Effectiveness of millisecond pulse discharge on hypersonic oblique shock wave

Abstract

The characteristics of millisecond pulse discharge in quiescent air and its effects on a Mach 6 hypersonic oblique shock over a ramp have been experimentally investigated with high-speed schlieren imaging and surface pressure measurement. The discharge between three pairs of electrodes was aligned in the direction of the airflow with pulse widths extending to a few milliseconds. The evolutionary characteristics of the energy deposition induced by the discharge pulses in quiescent air reveals that the discharge generating a significant thermal disturbance and lasting long enough may have greater control authority on hypersonic shock manipulation.

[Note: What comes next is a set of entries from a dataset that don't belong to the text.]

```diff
@@ -287,6 +290,7 @@
       RowOps nxt;
       if constexpr (JJ + 1 <= kNR + 1) nxt = request(JJ + 1);
       const double thick = cur.surf - cur.v;
+      if (JJ >= 1 && JJ <= kNR) guard = guard || (((upd_bits >> JJ) & 1u) != 0u && thick <= 0.0);
       const double qx = cur.B2.x * thick, qy = cur.B2.y * thick;
       if (JJ >= 2) {
         constexpr int R = (JJ >= 2) ? JJ - 1 : 1;
@@ -295,7 +299,7 @@
         bool xedge = false, yedge = false;
         if (!INTERIOR) {
           const bool atleft = has(L, kFAtLeft), atright = has(L, kFAtRight);
-          const bool attop = (R == L.jtop), atbot = (R == L.jbot);
+          const bool attop = (R == L.jtop), atbot = (R == L.hi);
           xedge = atleft || atright; yedge = attop || atbot;
           if (atleft) qxl = qx_m1;
           if (atright) qxr = qx_m1;
@@ -315,7 +319,7 @@
 
 template <typename TS, bool FAST_DIV, bool INTERIOR>
 __device__ __forceinline__ void phase_d(const Lane& L_in, const int n, const int W_in, const int bw, const rsrc_t r_st, const uint32_t off_sB,
-                                        const StepConsts& K, const double* __restrict__ tile, double (&en)[kNR], double& acc_new) {
+                                        const StepConsts& K, const double* __restrict__ tile, const uint32_t upd_bits, double (&en)[kNR], double& acc_new, bool& guard) {
   const Lane L = fresh(L_in);
   const int W = fresh_s(W_in);
 #pragma unroll
@@ -323,9 +327,10 @@
   const bool colown = has(L, kFColOwn);
   PhaseD<TS, FAST_DIV, INTERIOR> P{L, n, W, bw + 2, r_st, off_sB, K, tile,
                                    has(L, kFValid) ? L.cell0 * 16u : kOOB, colown ? L.cell0 * 16u : kOOB, colown,
-                                   en, 0.0, 0.0, 0.0, 0.0, make_double2(0.0, 0.0), false};
+                                   en, 0.0, upd_bits, false, 0.0, 0.0, 0.0, make_double2(0.0, 0.0), false};
   P.template row<0>(P.request(0));
   acc_new = P.acc_new;
+  guard = P.guard;
 }
 
 __device__ __forceinline__ void read_candidate(const Lane& L, const int n, const int bw, const double* __restrict__ tile, double (&vn)[kNR]) {
```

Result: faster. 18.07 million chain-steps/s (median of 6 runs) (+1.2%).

In hypersonic flow, the plasma layer generated by the discharge propagates downstream and accumulates at a high penetration depth. Dilution of the ramp-induced ramp shock wave is observed under the disturbance of the plasma layer at a frequency of 100 Hz. Under repetitive pulse discharge, shock wave attenuation was demonstrated by pressure decreasing along the compression surface at the region where the plasma layer covers. The law of transient pressure distribution is acquired with the aid of the p–θ polar curve in shock wave analysis. The modification of pressure distribution indicates that the aerodynamic force of a compression surface can be controlled by deploying the control strategy.